Supplied material -
╭──
## Slice affine bucket rounds to fit memory budget and refine H-table precompute check

When the batch-affine round scratch does not fit in free memory, the bucket accumulation is now split into bucket-range slices. Each slice fits the budget, so affine rounds can stay enabled instead of being turned off. The slice boundaries come from a binary search on the bucket offsets, which needs a host synchronisation and readback. The H-query precompute decision now uses a computed MSM working set plus idle pool memory instead of a crude free-memory ratio, which may enable the precomputed table more often.

```diff
diff --git a/snark_b200/csrc/common.cuh b/snark_b200/csrc/common.cuh
--- a/snark_b200/csrc/common.cuh
+++ b/snark_b200/csrc/common.cuh
@@ -189,6 +189,8 @@
 int32_t msm_run_batch(Ctx* c, int group, const void* bases_dev, const void* scalars_dev, uint64_t n, uint64_t stride, uint32_t K,
                       bool scalars_mont, void* out_xyzz_dev, const MsmPre* pre = nullptr);
 uint64_t msm_batch_bytes(Ctx* c, int group, uint64_t n, const MsmPre* pre, uint64_t* max_k);
+void msm_working_set(Ctx* c, int group, uint64_t n, const MsmPre* pre, uint64_t* sort_bytes, uint64_t* round_bytes);
+uint64_t pool_idle_bytes(Ctx* c);
 int32_t msm_precompute(Ctx* c, int group, const void* bases_dev, uint64_t n, void* table_dev, MsmPre* pre);
 uint32_t msm_precompute_windows(Ctx* c, uint64_t n, uint32_t* c_out);
 int32_t msm_join_tails(Ctx* c);
diff --git a/snark_b200/csrc/groth16.cu b/snark_b200/csrc/groth16.cu
--- a/snark_b200/csrc/groth16.cu
+++ b/snark_b200/csrc/groth16.cu
@@ -88,12 +88,23 @@
         const uint64_t min_n = getenv("B2S_PK_PRECOMP_MIN") ? strtoull(getenv("B2S_PK_PRECOMP_MIN"), nullptr, 10) : (1ull << 18);
         uint32_t cc = 0;
         const uint32_t nw = msm_precompute_windows(c, h.len, &cc);
-        size_t free_b = 0, total_b = 0;
-        cudaMemGetInfo(&free_b, &total_b);
         const uint64_t need = (uint64_t)nw * h.len * z.g1;
-        if (!(env && env[0] == '0') && h.len >= min_n && (uint64_t)nw * h.len < (1ull << 31) && need * 4 < (uint64_t)free_b) {
-            B2S_TRY(pk->h_table.alloc(c, need));
-            B2S_TRY(msm_precompute(c, 1, h.pts.p, h.len, pk->h_table.p, &pk->h_pre));
+        if (!(env && env[0] == '0') && h.len >= min_n && (uint64_t)nw * h.len < (1ull << 31)) {
+            const MsmPre h_shape{cc, nw, (uint32_t)h.len};
+            uint64_t sort_max = 0, rounds_h = 0;
+            for (int w = 0; w < PK_QUERIES; w++) {
+                uint64_t sort_b = 0, round_b = 0;
+                msm_working_set(c, PK_QUERY[w].group, pk->q[w].len + pk->q[w].ext, w == Q_H ? &h_shape : nullptr, &sort_b, &round_b);
+                sort_max = std::max(sort_max, sort_b);
+                if (w == Q_H) rounds_h = round_b;
+            }
+            const uint64_t working = 7 * pk->domain_size * z.fr + sort_max + rounds_h + ((uint64_t)2 << 30);
+            size_t free_b = 0, total_b = 0;
+            cudaMemGetInfo(&free_b, &total_b);
+            if (need + working <= (uint64_t)free_b + pool_idle_bytes(c)) {
+                B2S_TRY(pk->h_table.alloc(c, need));
+                B2S_TRY(msm_precompute(c, 1, h.pts.p, h.len, pk->h_table.p, &pk->h_pre));
+            }
         }
     }
     B2S_CUDA(c, cudaStreamSynchronize(c->stream));
diff --git a/snark_b200/csrc/msm.cu b/snark_b200/csrc/msm.cu
--- a/snark_b200/csrc/msm.cu
+++ b/snark_b200/csrc/msm.cu
@@ -482,6 +482,15 @@
     return v ? (uint32_t)strtoul(v, nullptr, 10) : dflt;
 }
 
+uint64_t pool_idle_bytes(Ctx* c) {
+    cudaMemPool_t pool;
+    if (cudaDeviceGetDefaultMemPool(&pool, c->device) != cudaSuccess) return 0;
+    uint64_t reserved = 0, used = 0;
+    cudaMemPoolGetAttribute(pool, cudaMemPoolAttrReservedMemCurrent, &reserved);
+    cudaMemPoolGetAttribute(pool, cudaMemPoolAttrUsedMemCurrent, &used);
+    return reserved > used ? reserved - used : 0;
+}
+
 static MsmShape msm_shape(uint64_t n, uint32_t scalar_bits, size_t point_bytes, const MsmPre* pre = nullptr, uint32_t K = 1) {
     MsmShape sh{};
     if (pre) {
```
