template <int NC0, int NC1>
__global__ void __cluster_dims__(4, 1, 1) __launch_bounds__(kDenseThreads, 1)
tc_group_all_kernel(const __grid_constant__ TcGroupAllArgs a) {
    constexpr int NP = 2, S = kGaStages;
    constexpr uint32_t piece = 8192u, chunk = 16384u;
    extern __shared__ uint8_t smem_raw[];
    __shared__ __align__(8) uint64_t s_full[S], s_empty[S], s_ready[2], s_done;
    __shared__ float s_red[8][128];
    const int tid = threadIdx.x, lane = tid & 31, warp = tid >> 5;
    const uint32_t rank = cluster_ctarank();
    const int cloud = blockIdx.x >> 2;
    uint8_t* base = smem_raw + ((1024u - (smem_u32(smem_raw) & 1023u)) & 1023u);
    constexpr int W0 = 64 * NC0, W1 = 64 * NC1;
    const int W2 = a.N[2] / 4;
    uint8_t* slice0 = base + S * kGaStageBytes;
    uint8_t* slice1 = slice0 + NC0 * kDenseXBytes;
    float* aff0 = reinterpret_cast<float*>(slice1 + NC1 * kDenseXBytes);
    float* aff1 = aff0 + 3 * W0;
    float* aff2 = aff1 + 3 * W1;
    {
        float* aff[3] = {aff0, aff1, aff2};
        const int W[3] = {W0, W1, W2};
#pragma unroll
        for (int l = 0; l < 3; ++l)
            for (int i = tid; i < W[l]; i += kDenseThreads) {
                const int col = (int)rank * W[l] + i;
                const float cs = __ldg(a.colscale[l] + col);
                aff[l][i] = (a.scale[l] ? __ldg(a.scale[l] + col) : 1.f) * cs;
                aff[l][W[l] + i] = a.shift[l] ? __ldg(a.shift[l] + col) : 0.f;
                aff[l][2 * W[l] + i] = pow2_rcp(cs);
            }
    }
    if (tid == 0) {
        for (int i = 0; i < S; ++i) { mbar_init(&s_full[i], 1); mbar_init(&s_empty[i], kDenseConsumers / 32); }
        mbar_init(&s_ready[0], 4); mbar_init(&s_ready[1], 4); mbar_init(&s_done, 4);
        fence_mbar_init();
    }
    __syncthreads();
    cluster_sync_all();
    const int KC[3] = {a.c / 64, 4 * W0 / 64, 4 * W1 / 64};

    if (warp >= kDenseConsumers / 32) {
        asm volatile("setmaxnreg.dec.sync.aligned.u32 40;\n");
        if (warp != kDenseConsumers / 32) return;
        uint32_t u = 0;
#pragma unroll
        for (int l = 0; l < 3; ++l) {
            const int pw = l == 0 ? W0 : l == 1 ? W1 : 128, passes = l == 2 ? W2 / 128 : 1, Nt = a.Nt[l];
            for (int p = 0; p < passes; ++p) {
                const int j0 = ((int)rank * (l == 0 ? W0 : l == 1 ? W1 : W2) + p * pw) / 64;
                for (int kb = 0; kb < KC[l]; ++kb, ++u) {
                    const int s = (int)(u % S);
                    if (u >= (uint32_t)S) mbar_wait(&s_empty[s], ((u / S) - 1u) & 1u);
                    if (lane == 0) {
                        mbar_expect_tx(&s_full[s], (uint32_t)(pw / 64) * chunk);
                        for (int c = 0; c < pw / 64; ++c) {
                            uint8_t* dst = base + (uint32_t)s * kGaStageBytes + (uint32_t)c * chunk;
                            const int j = j0 + c;
                            if (Nt == 64) {
                                bulk_g2s(dst, a.image[l] + ((size_t)j * KC[l] + kb) * chunk, chunk, &s_full[s]);
                            } else {
                                const uint8_t* src = a.image[l] + ((size_t)(j >> 1) * KC[l] + kb) * (2u * chunk) + (uint32_t)(j & 1) * piece;
                                bulk_g2s(dst, src, piece, &s_full[s]);
                                bulk_g2s(dst + piece, src + 2u * piece, piece, &s_full[s]);
                            }
                        }
                    }
                }
            }
        }
        return;
    }

    asm volatile("setmaxnreg.inc.sync.aligned.u32 232;\n");
    const int g = lane >> 2, t = lane & 3;
    const int rl[2] = {warp * 16 + g, warp * 16 + g + 8};
    uint32_t ovf = 0u;
    uint32_t u = 0;

    auto pass = [&](auto Ltag, auto NCtag, int lc) {
        constexpr int L = decltype(Ltag)::value, NC = decltype(NCtag)::value;
        const int nkb = KC[L];
        auto prep = [&](uint32_t (&A)[NP][4][4], int kb) {
            if constexpr (L == 0) {
                const float* xb = a.points + (size_t)cloud * 128 * a.c + kb * 64;
#pragma unroll
                for (int s = 0; s < 4; ++s)
#pragma unroll
                    for (int h = 0; h < 2; ++h)
#pragma unroll
                        for (int i = 0; i < 2; ++i) {
                            const float2 x = __ldg(reinterpret_cast<const float2*>(xb + (size_t)rl[i] * a.c + 16 * s + 8 * h + 2 * t));
                            put_a<NP, 4>(A, s, i + 2 * h, x.x, x.y, ovf);
                        }
            } else {
                constexpr int Wp = L == 1 ? W0 : W1;
                const uint32_t src = mapa_shared(smem_u32(L == 1 ? slice0 : slice1) + (uint32_t)((kb * 64) % Wp / 64) * kDenseXBytes,
                                                 (uint32_t)(kb * 64 / Wp));
#pragma unroll
                for (int s = 0; s < 4; ++s)
#pragma unroll
                    for (int h = 0; h < 2; ++h)
#pragma unroll
                        for (int i = 0; i < 2; ++i) {
                            const float2 x = ld_cluster_f32x2(src + (uint32_t)rl[i] * kDenseXRow + (uint32_t)(16 * s + 8 * h + 2 * t) * 4u);
                            put_a<NP, 4>(A, s, i + 2 * h, x.x, x.y, ovf);
                        }
            }
        };
        float acc[NC][32];
        auto step = [&](const uint32_t (&A)[NP][4][4], uint32_t (&An)[NP][4][4], int kb) {
            const int s = (int)(u % S);
            mbar_wait(&s_full[s], (u / S) & 1u);
            const uint32_t wb = smem_u32(base) + (uint32_t)s * kGaStageBytes;
            float d[NC][32];
            wg_fence();
#pragma unroll
            for (int tt = 0; tt < Split<NP>::kTerms; ++tt)
#pragma unroll
                for (int ks = 0; ks < 4; ++ks)
#pragma unroll
                    for (int c = 0; c < NC; ++c)
                        wg_mma_rs<NP>(d[c], A[Split<NP>::a(tt)][ks][0], A[Split<NP>::a(tt)][ks][1], A[Split<NP>::a(tt)][ks][2], A[Split<NP>::a(tt)][ks][3],
                                      wg_desc(wb + (uint32_t)c * chunk + Split<NP>::w(tt) * piece + (uint32_t)ks * 32u), (tt | ks) ? 1u : 0u);
            wg_commit();
            if (kb + 1 < nkb) prep(An, kb + 1);
            wg_wait_all();
            __syncwarp();
            if (lane == 0) mbar_arrive1(&s_empty[s]);
            ++u;
#pragma unroll
            for (int c = 0; c < NC; ++c) {
                wg_fence_acc(d[c]);
#pragma unroll
                for (int e = 0; e < 32; ++e) acc[c][e] = kb ? acc[c][e] + d[c][e] : d[c][e];
            }
        };
        {
            uint32_t A0[NP][4][4], A1[NP][4][4];
            prep(A0, 0);
            for (int kb = 0;; kb += 2) {
                step(A0, A1, kb);
                if (kb + 1 == nkb) break;
                step(A1, A0, kb + 1);
                if (kb + 2 == nkb) break;
            }
        }

        constexpr int W = L == 0 ? W0 : L == 1 ? W1 : 0;
        const int Wl = L == 2 ? W2 : W;
        const float* aff = L == 0 ? aff0 : L == 1 ? aff1 : aff2;
        float xs[2][3] = {{0.f, 0.f, 0.f}, {0.f, 0.f, 0.f}};
        if constexpr (L == 0)
#pragma unroll
            for (int i = 0; i < 2; ++i)
#pragma unroll
                for (int k = 0; k < 3; ++k) xs[i][k] = __ldg(a.xyz + ((size_t)cloud * 128 + rl[i]) * 3 + k);
#pragma unroll
        for (int c = 0; c < NC; ++c)
#pragma unroll
            for (int j = 0; j < 8; ++j) {
                const int cl = c * 64 + 8 * j + 2 * t, ls = lc + cl;
                float y[2][2];
#pragma unroll
                for (int e = 0; e < 2; ++e) {
                    const float sc = aff[ls + e], sh = aff[Wl + ls + e];
                    float w0 = 0.f, w1 = 0.f, w2 = 0.f;
                    if constexpr (L == 0) {
                        const int col = (int)rank * W0 + ls + e;
                        const float f = aff[2 * Wl + ls + e];
                        w0 = __ldg(a.w3 + col) * f; w1 = __ldg(a.w3 + a.N[0] + col) * f; w2 = __ldg(a.w3 + 2 * a.N[0] + col) * f;
                    }
#pragma unroll
                    for (int i = 0; i < 2; ++i) {
                        float x = acc[c][4 * j + 2 * i + e];
                        if constexpr (L == 0) x = fmaf(xs[i][2], w2, fmaf(xs[i][1], w1, fmaf(xs[i][0], w0, x)));
                        x = fmaf(x, sc, sh);
                        if (a.relu[L]) x = fmaxf(x, 0.f);
                        y[i][e] = x;
                    }
                }
                if constexpr (L < 2) {
                    uint8_t* sl = (L == 0 ? slice0 : slice1) + (ls >> 6) * kDenseXBytes + (ls & 63) * 4;
#pragma unroll
                    for (int i = 0; i < 2; ++i) *reinterpret_cast<float2*>(sl + rl[i] * kDenseXRow) = make_float2(y[i][0], y[i][1]);
                } else {
#pragma unroll
                    for (int e = 0; e < 2; ++e) {
                        const float m = warp_rowmax16(y[0][e], y[1][e]);
                        if (g == 0) s_red[warp][cl + e] = m;
                    }
                }
            }
        unit_bar_sync(1, kDenseConsumers);
        if constexpr (L < 2) {
            if (tid < 4) mbar_arrive_cluster(mapa_shared(smem_u32(&s_ready[L]), (uint32_t)tid));
            mbar_wait_cluster(&s_ready[L], 0);
        } else {
            for (int cl = tid; cl < 64 * NC; cl += kDenseConsumers) {
                float mx = s_red[0][cl];
                for (int w = 1; w < 8; ++w) mx = fmaxf(mx, s_red[w][cl]);
                a.out[(size_t)cloud * a.N[2] + (size_t)rank * W2 + lc + cl] = mx;
            }
            unit_bar_sync(1, kDenseConsumers);
        }
    };
    pass(std::integral_constant<int, 0>{}, std::integral_constant<int, NC0>{}, 0);
    pass(std::integral_constant<int, 1>{}, std::integral_constant<int, NC1>{}, 0);
    for (int lc = 0; lc < W2; lc += 128) pass(std::integral_constant<int, 2>{}, std::integral_constant<int, 2>{}, lc);

    if (tid < 4) mbar_arrive_cluster(mapa_shared(smem_u32(&s_done), (uint32_t)tid));
    if (f16x2_overflowed(ovf) || (tid == 0 && (*a.wflag[0] | *a.wflag[1] | *a.wflag[2]) != 0u)) atomicOr(a.ovf, 1u);
    mbar_wait_cluster(&s_done, 0);
}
╰──
Task details - Check each line of the listing above for the string "kDenseXRow", then report only how many lines have it.

Your solution - 2